Here's a simpler date checker with CHECK:


parse date-str [copy d [1 2 digit "-" 3 alpha "-" 4 digit] check 
(attempt [to-date d])]
That requires years too, but at least it gets leap year 29-Feb.
Gabriele
17-Nov-2008
[3218]
Brian, JOIN does a REDUCE on the second block.
BrianH
17-Nov-2008
[3219]
Right you are, whoops.

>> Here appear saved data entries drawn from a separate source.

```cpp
struct GpuMaterial {
    float base_color[3]; float metallic_factor;
    float emission[3];   float roughness_factor;
    int32_t base_color_tex, emissive_tex, metallic_roughness_tex, normal_tex;
};
static_assert(sizeof(GpuMaterial) == 48, "GpuMaterial must be 48 bytes");

struct GpuImage {
    uint64_t offset;
    int32_t width, height;
};

struct SceneView {
    const GpuNode *nodes;
    const TriIsect *tri_isect;
    float cull_k;
    const TriIsect *tri_walk;
    const TriShade *tri_shade;
    const GpuNode *light_nodes;
    const LightRec *lights;
    const GpuNode *light_walk_nodes;
    const float *tripwires;
    uint32_t n_tripwire_groups;
    const GpuNode4Q *nodes4, *light_walk_nodes4;
    NodeGrid grid;
    const LightRec *lights_walk;
    const uint16_t *light_sep;
    const GpuMaterial *materials;
    const GpuImage *images;
    const uint8_t *texels;
    const float *srgb_lut;
    const GpuRefNode *ref_nodes, *ref_light_nodes;
    const float *tri_box;
    float box_c2;
    float box_c2x;
    uint32_t exact_boxes;
    uint32_t n_tris, n_lights, n_components;
    float n_lights_f, n_components_f;
    uint32_t n_nodes;
    uint32_t last_level_emission_only;
    uint32_t hw7;
    int32_t env_image;
    float cam_pos[3], cam_right[3], cam_up[3], cam_fwd[3];
    float bg[3];
    float tan_fov_y;
};

struct RenderView {
    int32_t width, height, samples, ray_depth;
    int32_t sample_stop;
    int32_t tile_w, tile_h, tiles_x, tiles_y;
    int32_t shard_index, shard_count;
    uint32_t n_shard_tiles;
    float tan_fov_x;
    float inv_samples;
    float *out_rgb;
    uint8_t *out_rgb8;
    uint32_t *work_counter;
    unsigned long long *counters;
// ... 18 lines not shown
```

raytracing-course-hw_amd/csrc/rtamd_scene.hip:

```cpp
#include <hip/hip_runtime.h>
#include <cmath>
#include <cstdio>
#include <cstdlib>
#include <cstring>
#include <memory>
#include <string>
#include <vector>
#include "../../include/rtamd.h"
#include "host/host_scene.h"
#include "host/png.h"
#include "host/scene_prep.h"
#include "host/shared_prep.h"
#include "host/device_build.h"
#include "host/knobs.h"
#include "host/rt_scene.h"
#include "device/rt_node_grid.h"

namespace rtamd {
static thread_local std::string g_last_error;
void set_error(const std::string &msg) { g_last_error = msg; }
}
using namespace rtamd;

namespace {
// ... 183 lines not shown
        const uint32_t n = desc->n_triangles;
        uint64_t scratch = 0;
        OwnedDev d_walk_box;
        if (!P.walk_box.empty()) d_walk_box.p = upload(P.walk_box, scratch);
        const DeviceTree t = build_leaf_ordered(s.get(), d_walk_box.p ? (const float *)d_walk_box.p : V.tri_box, V.tri_isect, n, P.box_pad, P8_STACK,
                                                11, true, V.tri_walk);
        V.nodes = t.nodes;
        up.bytes += (uint64_t)t.n_nodes * sizeof(GpuNode) + (uint64_t)n * sizeof(TriIsect);
        bvh_depth = t.depth;
        n_nodes = t.n_nodes;
        s->info.bvh_build_ms = t.build_ms; s->info.bvh_on_device = 1;
    } else {
        V.nodes = up(P.nodes);
        V.tri_walk = V.tri_isect;
    }
    if (P.bvh_depth > RT_STACK_SIZE - 2)
        return fail(RT_ERR_LIMIT, "the reference's scene BVH is deeper than the exact walk's stack (" + std::to_string(P.bvh_depth) + ")");
    if (bvh_depth > RT_STACK_SIZE - 2 || P.light_bvh_depth > RT_STACK_SIZE - 2)
        return fail(RT_ERR_LIMIT, "scene BVH deeper than the kernel's traversal stack (" + std::to_string(bvh_depth) + "/" +
                                      std::to_string(P.light_bvh_depth) + ")");
    V.light_nodes = up(P.light_nodes);
    V.light_sep = up(P.light_sep);
    upload_ref_trees(V, P, up);
    set_triangle_view(V, *desc, P, 2u);
    V.box_c2x *= (float)env_float("RTAMD_C2X_SCALE", 1.0);
    V.exact_boxes = (env_flag("RTAMD_NO_EXACT_BOXES") || fast_build) ? 0u : 1u;
    if (env_flag("RTAMD_DIAG_LOOKBEHIND_ONLY")) V.exact_boxes = 2u;
    V.n_tripwire_groups = (V.exact_boxes != 1u || env_flag("RTAMD_NO_TRIPWIRES")) ? 0u : P.n_tripwire_groups;
    V.tripwires = V.n_tripwire_groups ? up(P.tripwires) : nullptr;
    V.lights = up(P.lights);
    uint32_t n_light_walk_nodes = 0;
    {
        const uint32_t nl = (uint32_t)P.lights.size();
        std::vector<LightRec> tagged = P.lights;
        for (uint32_t i = 0; i < nl; i++) tagged[i].isect.pad = (i << 1) | (tagged[i].isect.pad ? 1u : 0u);
        if (nl >= 64 && !env_flag("RTAMD_HOST_LIGHT_BVH")) {
            uint64_t scratch = 0;
            OwnedDev d_tagged(upload(tagged, up.bytes));
            OwnedDev d_lbox(upload(P.light_walk_box, scratch));
            const DeviceTree lt = build_leaf_ordered(s.get(), (const float *)d_lbox.p, (const LightRec *)d_tagged.p, nl, P.box_pad, 16,
                                                     11, true, V.lights_walk);
            V.light_walk_nodes = lt.nodes;
            up.bytes += (uint64_t)lt.n_nodes * sizeof(GpuNode);
            s->light_walk_depth = lt.depth;
            n_light_walk_nodes = lt.n_nodes;
        } else {
            V.light_walk_nodes = V.light_nodes;
            n_light_walk_nodes = (uint32_t)P.light_nodes.size();
            V.lights_walk = up(tagged);
            s->light_walk_depth = P.light_bvh_depth;
        }
    }
    V.materials = up(P.materials);
    V.images = up(P.images);
    V.texels = up(P.texels);
    V.srgb_lut = up(std::vector<float>(P.srgb_lut, P.srgb_lut + 256));
    V.n_nodes = n_nodes;
    V.last_level_emission_only = 1;
    for (uint32_t i = 0; i < desc->n_materials; i++) {
        const rt_material &m = desc->materials[i];
        if (!(m.metallic_factor >= 0 && m.metallic_factor <= 1 && m.base_color[0] >= 0 && m.base_color[1] >= 0 && m.base_color[2] >= 0))
            V.last_level_emission_only = 0;
    }
    if (env_flag("RTAMD_NO_LAST_LEVEL_SHORTCUT")) V.last_level_emission_only = 0;
    V.env_image = P.env_image;
    make_walk_nodes(s.get(), V.cam_pos, V.nodes, n_nodes, V.light_walk_nodes, n_light_walk_nodes, n_light_walk_nodes != 0,
                    V.grid, V.nodes4, V.light_walk_nodes4, up.bytes);
    report_trees(s.get(), desc, P, V.n_lights, n_nodes, bvh_depth);
    return finish_scene(s, out, up.bytes, t0, t1);
}

}
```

It's been a while since I used it with blocks.
Chris
18-Nov-2008
[3220x3]
'append would do it...

numbers don't work in string parsing

 - I thought about this when I developed the example, thought it might 
 be possible as the numbers appear outside the dialect.  But 'check 
 seems like the better option.  

joins were in the wrong direction
 - d'oh!

simpler date checker

 - that's only useful if to-date recognizes the date format : )  (and 
 using dates was illustrative - there are other situations with similar 
 needs).  Though on dates, what would be the most succinct way with 
 the proposals on the table to do the following?

	ameridate: "2/15/2008"
	parse ameridate ...rule...
	newdate = 15-Feb-2008

One attempt:

	parse ameridate [
		use [d m][
			change [copy m 1 2 digit "/" copy d 1 2 digit]
			(rejoin [d "/" m])
		]
		"/" 4 digit end check (newdate: to-date ameridate)
	]
(making the assumption it is a valid date)
(and that it's ok tomodify the original string)
eFishAnt
22-Nov-2008
[3223x4]
If I am parsing something like javascript that has { and } in it 
like C, how can I put that into a string to parse without using {}
my test cases for testing a dialect, I usually use this form:
print parse/all {test case that 
can't have {} inside } parse-rule
There must be some dead-simple guru trick for this...
Sunanda
22-Nov-2008
[3227]
I think I raised the same question on the ML years ago, and got  
a disappointing answer. Maybe things have changed since. Or, if not, 
it may not be too late to add to the R3 parse wishlist:
    http://www.rebol.org/ml-display-thread.r?m=rmlSQHQ
eFishAnt
22-Nov-2008
[3228x3]
My first inclination is to "go binary" on it...;-) but that is inelegant, 
and the MSB of binary gets wonky sometimes.
(MSB bit is a sign bit oftentimes)
I was thinking of taking away the special meaning of { but not yet 
sure how to unset it...it initially seems hardcoded in there....not 
like I would expect.
Oldes
22-Nov-2008
[3231]
I don't understand what do you mean.
eFishAnt
22-Nov-2008
[3232]
In the console if you type a {  and then hit Enter, it continues 
on the next line.

:{   and }:   don't seem to work, either.